С теми казаками служба отца стала легче - они всегда за новым пополнением присмотрят: новичок после обстрела или бомбежки в шок порой впадал, хотя телесно не пострадал. Бывалый казак из шока вывести умеет - дружеским тычком, шуткой прибауткой. Выдалось как-то два дня стоять на одном месте, отоспались те, кому в караул не идти. Пожилой казак, коновод, обратился к отцу с необычной просьбой: «Из моей станицы нас здесь несколько староверов, молебен мы хотим устроить - недалеко в том овражке. Вернемся ровно через час». Конечно, он разрешил. Едва ли они там молились - просто хотелось землякам побыть в узком кругу.
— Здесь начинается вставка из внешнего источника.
# chungongyu/siga

Hardware: AMD Instinct MI355X
Metric: reads/sec overlapped (ASQG bit-exact) (higher is better)
Workload: dtype u64

## Files before the change

siga_amd/csrc/sigax_kernels.hip:

```cpp
#include <hip/hip_runtime.h>

#include <cstdlib>

#include "sigax_kernels.h"

typedef unsigned long long u64;
typedef unsigned int u32;

#ifndef SIGAX_NT
#define SIGAX_NT 7
#endif

struct Cnt4 {
  u64 a, c, g, t;
};

template <bool WIDE> struct PosOf { typedef u32 type; };
template <> struct PosOf<true> { typedef u64 type; };
template <typename P> struct Cnt4P {
  P a, c, g, t;
};

template <bool WIDE> struct Cand;
template <> struct __attribute__((aligned(32))) Cand<false> {
// ... 604 lines not shown
      }
      return true;
    }
    slot = slot + 1 == nslots ? 0 : slot + 1;
  }
}

__device__ __forceinline__ void store_block(sigax_block* dst, u64 c0lo, u64 c0hi, u64 c1lo, u64 c1hi, u64 r0lo, u64 r0hi,
                                            u64 r1lo, u64 r1hi, u32 len, u32 af) {
  ulonglong2* d = reinterpret_cast<ulonglong2*>(dst);
  d[0] = make_ulonglong2(c0lo, c0hi);
  d[1] = make_ulonglong2(c1lo, c1hi);
  d[2] = make_ulonglong2(r0lo, r0hi);
  d[3] = make_ulonglong2(r1lo, r1hi);
  d[4] = make_ulonglong2((u64)len | ((u64)af << 32), 0ull);
}

template <bool WIDE>
__global__ __launch_bounds__(256) void k_build2_a(FmStrand s, u32* gran2, u32* cnt, u64 ng2) {
  const FmRef F = fm_ref(s, 0);
  const u32 lane = threadIdx.x & 63u;
  const u64 wave = ((u64)blockIdx.x * 256 + threadIdx.x) >> 6, nw = (u64)gridDim.x * 4;
  for (u64 g = wave; g < ng2; g += nw) {
    const u64 p = g * 64 + lane;
    u32 c1 = 0, c2 = 0;
    if (p < s.n) {
      c1 = fm_char(F, p);
      if (c1 >= 1 && c1 <= 4) {
        const Cnt4 k = fm_rank<WIDE>(F, p);
        const u64 rk = c1 == 1 ? k.a : c1 == 2 ? k.c : c1 == 3 ? k.g : k.t;
        c2 = fm_char(F, s.C[c1] + rk);
      } else {
        c1 = c1 > 4 ? 0 : c1;
      }
    }
    const u64 y1 = __ballot((c1 & 1u) != 0), z1 = __ballot((c1 & 2u) != 0), w1 = __ballot((c1 & 4u) != 0);
    const u64 y2 = __ballot((c2 & 1u) != 0), z2 = __ballot((c2 & 2u) != 0), w2 = __ballot((c2 & 4u) != 0);
    u32 mine = 0;
    for (u32 b = 1; b <= 4; ++b) {
      const u32 v = (u32)__popcll(__ballot(c1 == b));
      if (lane == b - 1) mine = v;
    }
    for (u32 c = 1; c <= 4; ++c)
      for (u32 x = 1; x <= 4; ++x) {
        const u32 v = (u32)__popcll(__ballot(c1 == c && c2 == x));
        if (lane == 4 + (c - 1) * 4 + (x - 1)) mine = v;
      }
    if (lane < 20) cnt[(u64)lane * ng2 + g] = mine;
    if (lane == 0) {
      u32* q = gran2 + g * SIGAX_GRAN2_WORDS + 20;
      q[0] = (u32)y1; q[1] = (u32)(y1 >> 32); q[2] = (u32)z1; q[3] = (u32)(z1 >> 32); q[4] = (u32)w1; q[5] = (u32)(w1 >> 32);
      q[6] = (u32)y2; q[7] = (u32)(y2 >> 32); q[8] = (u32)z2; q[9] = (u32)(z2 >> 32); q[10] = (u32)w2; q[11] = (u32)(w2 >> 32);
    }
  }
}
__global__ __launch_bounds__(256) void k_build2_b(const u64* offs, u32* gran2, u32 col, u64 ng2, u64* super2) {
  const u64 g = (u64)blockIdx.x * 256 + threadIdx.x;
  if (g >= ng2) return;
  u64 base = 0;
  if (super2) {
    const u32 sh = SIGAX_SUPER_SHIFT - 6;
    const u64 first = (g >> sh) << sh;
    base = offs[first];
    if (g == first) super2[(g >> sh) * 20 + col] = base;
  }
  gran2[g * SIGAX_GRAN2_WORDS + col] = (u32)(offs[g] - base);
}

#ifndef SIGAX_FIND_POLICY
#define SIGAX_FIND_POLICY ""
#endif
struct Gran2 {
  v4u s, pc, p5, p6, p7;
};
__device__ __forceinline__ void find_step2_loads(const void* base, u32 offa, u32 offa_c, u32 offb, u32 offb_c, Gran2& a, Gran2& b) {
  asm volatile(
      "global_load_dwordx4 %0, %10, %14" SIGAX_FIND_POLICY "\n\t"
      "global_load_dwordx4 %5, %12, %14" SIGAX_FIND_POLICY "\n\t"
      "global_load_dwordx4 %1, %11, %14" SIGAX_FIND_POLICY "\n\t"
      "global_load_dwordx4 %2, %10, %14 offset:80" SIGAX_FIND_POLICY "\n\t"
      "global_load_dwordx4 %3, %10, %14 offset:96" SIGAX_FIND_POLICY "\n\t"
      "global_load_dwordx4 %4, %10, %14 offset:112" SIGAX_FIND_POLICY "\n\t"
      "global_load_dwordx4 %6, %13, %14" SIGAX_FIND_POLICY "\n\t"
      "global_load_dwordx4 %7, %12, %14 offset:80" SIGAX_FIND_POLICY "\n\t"
      "global_load_dwordx4 %8, %12, %14 offset:96" SIGAX_FIND_POLICY "\n\t"
      "global_load_dwordx4 %9, %12, %14 offset:112" SIGAX_FIND_POLICY "\n\t"
      "s_waitcnt vmcnt(0)"
      : "=&v"(a.s), "=&v"(a.pc), "=&v"(a.p5), "=&v"(a.p6), "=&v"(a.p7), "=&v"(b.s), "=&v"(b.pc), "=&v"(b.p5), "=&v"(b.p6),
        "=&v"(b.p7)
      : "v"(offa), "v"(offa_c), "v"(offb), "v"(offb_c), "s"(base)
      : "memory");
}
__device__ __forceinline__ void find_step2_loads_masked(const void* base, u32 offa, u32 offa_c, u32 offb, u32 offb_c, u64 two, Gran2& a,
                                                        Gran2& b) {
  u64 saved;
  asm volatile(
      "global_load_dwordx4 %0, %11, %15" SIGAX_FIND_POLICY "\n\t"
      "global_load_dwordx4 %1, %12, %15" SIGAX_FIND_POLICY "\n\t"
      "global_load_dwordx4 %2, %11, %15 offset:80" SIGAX_FIND_POLICY "\n\t"
      "global_load_dwordx4 %3, %11, %15 offset:96" SIGAX_FIND_POLICY "\n\t"
      "global_load_dwordx4 %4, %11, %15 offset:112" SIGAX_FIND_POLICY "\n\t"
      "s_and_saveexec_b64 %10, %16\n\t"
      "global_load_dwordx4 %5, %13, %15" SIGAX_FIND_POLICY "\n\t"
      "global_load_dwordx4 %6, %14, %15" SIGAX_FIND_POLICY "\n\t"
      "global_load_dwordx4 %7, %13, %15 offset:80" SIGAX_FIND_POLICY "\n\t"
      "global_load_dwordx4 %8, %13, %15 offset:96" SIGAX_FIND_POLICY "\n\t"
      "global_load_dwordx4 %9, %13, %15 offset:112" SIGAX_FIND_POLICY "\n\t"
      "s_mov_b64 exec, %10\n\t"
      "s_waitcnt vmcnt(0)"
      : "=&v"(a.s), "=&v"(a.pc), "=&v"(a.p5), "=&v"(a.p6), "=&v"(a.p7), "=&v"(b.s), "=&v"(b.pc), "=&v"(b.p5), "=&v"(b.p6),
        "=&v"(b.p7), "=&s"(saved)
      : "v"(offa), "v"(offa_c), "v"(offb), "v"(offb_c), "s"(base), "s"(two)
      : "memory", "scc");
}
#define COOP_A_U4 512u
#define COOP_B_U4 128u
#define COOP_WAVE_U4 (COOP_A_U4 + COOP_B_U4 + 16u)
__device__ __forceinline__ void find_step2_dma(const uint32_t* gran2, u32 la, u32 lb, u32 c, uint4* stage, u32 lane, Gran2& a, Gran2& b) {
  const u32 j = lane & 7u, pp = lane >> 3;
  const char* base = reinterpret_cast<const char*>(gran2);
  u32* list = reinterpret_cast<u32*>(stage + COOP_A_U4 + COOP_B_U4);
  const bool differ = lb != la;
  const u64 dmask = __ballot(differ);
  const u32 nd = (u32)__popcll(dmask);
  const u32 r = (u32)__popcll(dmask & ((1ull << lane) - 1ull));
  asm volatile("s_waitcnt lgkmcnt(0)" ::: "memory");
  if (differ) list[r] = lb;
#pragma unroll
  for (u32 t = 0; t < 8; ++t) {
    const u32 lA = (u32)__shfl((int)la, (int)(8u * t + j), 64);
    const u32 p = pp ^ (t & 1u);
    const char* sa = base + (u64)lA * 128u + p * 16u;
    __builtin_amdgcn_global_load_lds((const __attribute__((address_space(1))) void*)sa,
                                     (__attribute__((address_space(3))) void*)(u32)(size_t)(stage + t * 64u), 16, 0, 0);
  }
  const u32 tt = lane >> 3, x = tt & 1u;
  auto ld = [](const uint4* q) { const uint4 v = *q; v4u w; w.x = v.x; w.y = v.y; w.z = v.z; w.w = v.w; return w; };
  bool gotA = false;
  const u32 npass = (nd + 15u) >> 4;
  for (u32 ps = 0; ps < npass || !gotA; ++ps) {
    if (ps < npass) {
      asm volatile("s_waitcnt lgkmcnt(0)" ::: "memory");
      __builtin_amdgcn_fence(__ATOMIC_ACQ_REL, "wavefront");
      __builtin_amdgcn_wave_barrier();
#pragma unroll
      for (u32 t = 0; t < 2; ++t) {
        const u32 rk = 16u * ps + 8u * t + j;
        if (rk < nd) {
          const u32 lB = list[rk];
          const u32 p = pp ^ (t & 1u);
          const char* sb = base + (u64)lB * 128u + p * 16u;
          __builtin_amdgcn_global_load_lds((const __attribute__((address_space(1))) void*)sb,
                                           (__attribute__((address_space(3))) void*)(u32)(size_t)(stage + COOP_A_U4 + t * 64u), 16, 0, 0);
        }
      }
    }
    asm volatile("s_waitcnt vmcnt(0)" ::: "memory");
    __builtin_amdgcn_fence(__ATOMIC_ACQUIRE, "wavefront");
    __builtin_amdgcn_wave_barrier();
    if (!gotA) {
      const uint4* qa = stage + tt * 64u + j;
      a.s = ld(qa + ((0u ^ x) * 8u)); a.pc = ld(qa + ((c ^ x) * 8u)); a.p5 = ld(qa + ((5u ^ x) * 8u)); a.p6 = ld(qa + ((6u ^ x) * 8u)); a.p7 = ld(qa + ((7u ^ x) * 8u));
      gotA = true;
    }
    if (differ && (r >> 4) == ps) {
      const u32 q = r & 15u, tb = q >> 3, xb = tb & 1u;
      const uint4* qb = stage + COOP_A_U4 + tb * 64u + (q & 7u);
      b.s = ld(qb + ((0u ^ xb) * 8u)); b.pc = ld(qb + ((c ^ xb) * 8u)); b.p5 = ld(qb + ((5u ^ xb) * 8u)); b.p6 = ld(qb + ((6u ^ xb) * 8u)); b.p7 = ld(qb + ((7u ^ xb) * 8u));
    }
  }
  asm volatile("s_waitcnt lgkmcnt(0)" ::: "memory");
  if (!differ) b = a;
}

struct Rank2 {
  u32 a, c, g, t;
  u32 pa, pc, pg, pt;
};
__device__ __forceinline__ Rank2 rank2_from(const Gran2& q, u32 r, u32 c) {
  const u32 m0 = r >= 32 ? 0xFFFFFFFFu : ((1u << r) - 1u);
  const u32 m1 = r > 32 ? ((1u << (r - 32)) - 1u) : 0u;
  const bool cb0 = ((c - 1u) & 1u) != 0, cb1 = ((c - 1u) & 2u) != 0;
  Rank2 o;
  o.a = q.s.x; o.c = q.s.y; o.g = q.s.z; o.t = q.s.w;
  o.pa = q.pc.x; o.pc = q.pc.y; o.pg = q.pc.z; o.pt = q.pc.w;
  auto word = [&](u32 y, u32 z, u32 w, u32 y2, u32 z2, u32 w2, u32 m) {
    const u32 A = y & ~z, C = z & ~y, G = y & z, T = w;
    o.a += __popc(A & m); o.c += __popc(C & m); o.g += __popc(G & m); o.t += __popc(T & m);
    const u32 E = (cb1 ? (cb0 ? T : G) : (cb0 ? C : A)) & m;
    o.pa += __popc(y2 & ~z2 & E); o.pc += __popc(z2 & ~y2 & E); o.pg += __popc(y2 & z2 & E); o.pt += __popc(w2 & E);
  };
  word(q.p5.x, q.p5.z, q.p6.x, q.p6.z, q.p7.x, q.p7.z, m0);
  word(q.p5.y, q.p5.w, q.p6.y, q.p6.w, q.p7.y, q.p7.w, m1);
  return o;
}
template <bool WIDE>
struct Find2TablesT {
  typedef typename PosOf<WIDE>::type P;
  P Cc[2][4][4];
  P Cd[2][4];
};
typedef Find2TablesT<false> Find2Tables;
template <bool WIDE>
__device__ __forceinline__ void find2_tables_load(Find2TablesT<WIDE>& t, const FmStrand& fwd, const FmStrand& rev) {
  typedef typename PosOf<WIDE>::type P;
  if (threadIdx.x < 8) {
    const u32 which = threadIdx.x >> 2, c = (threadIdx.x & 3u) + 1u;
    const FmStrand& st = which ? rev : fwd;
    const FmRef F = fm_ref(st, which);
    const u64 pos = st.C[c];
    const Cnt4 k = fm_rank<WIDE>(F, pos);
    t.Cc[which][c - 1][0] = (P)k.a; t.Cc[which][c - 1][1] = (P)k.c; t.Cc[which][c - 1][2] = (P)k.g; t.Cc[which][c - 1][3] = (P)k.t;
    t.Cd[which][c - 1] = (P)(pos - (k.a + k.c + k.g + k.t));
  }
}

template <int NT>
struct FindStageT {
  static constexpr bool direct = false;
  uint4 row_[NT][4];
  u64 tag_[NT];
  __device__ __forceinline__ uint4* row(u32 t) { return row_[t]; }
  __device__ __forceinline__ u64& tag(u32 t) { return tag_[t]; }
};
typedef FindStageT<256> FindStage;
typedef FindStageT<128> FindStageC;
struct FindStageNone {
  static constexpr bool direct = true;
  __device__ __forceinline__ uint4* row(u32) { return nullptr; }
  __device__ __forceinline__ u64& tag(u32) { return dummy; }
  u64 dummy;
};

template <class SG>
__device__ __forceinline__ void find_flush(SG& sg, bool want, u32 tid) {
  if constexpr (SG::direct) return;
  const u32 lane = tid & 63u, q0 = tid & ~3u, piece = tid & 3u;
  __builtin_amdgcn_wave_barrier();
  u64 bal = __ballot(want);
  u32 qm = (u32)(bal >> (lane & 60u)) & 0xFu;
  while (__ballot(qm != 0) != 0) {
    if (qm != 0) {
      const u32 src = q0 + (u32)__builtin_ctz(qm);
      const u64 tag = sg.tag(src);
      if (piece <= (u32)(tag & 3u)) {
        const uint4 v = sg.row(src)[piece];
#if (SIGAX_NT & 2)
        {
          typedef u32 nt4 __attribute__((ext_vector_type(4)));
          nt4 w;
          w.x = v.x; w.y = v.y; w.z = v.z; w.w = v.w;
          __builtin_nontemporal_store(w, reinterpret_cast<nt4*>((tag & ~(u64)3) + piece * 16u));
        }
#else
        *reinterpret_cast<uint4*>((tag & ~(u64)3) + piece * 16u) = v;
#endif
      }
      qm &= qm - 1u;
    }
  }
  __builtin_amdgcn_wave_barrier();
}

__device__ __forceinline__ u32 rd_rank(const unsigned char* rd, u32 i) { return ((u32)rd[i >> 1] >> ((i & 1u) * 4u)) & 15u; }
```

 За тот час отец рассмотрел немецкие карты - целый чемодан разведчики принесли. В руки сразу попала картина родных мест Заволжья - очень подробная. На ней были обозначены помещения годные под казармы, около колодцев проставлена жесткость воды, чтоб ясно было, откуда лучше воду заливать в радиаторы машин. Вот на карте и родная Утевка - названия все по-немецки… Но разведчики уже отдохнули, и тот чемодан повезли далее - куда положено. Сейчас нет в живых моего отца, Петра Дмитриевича Лупаева, его друзей, но его воспоминания о войне я пронесу через всю свою жизнь.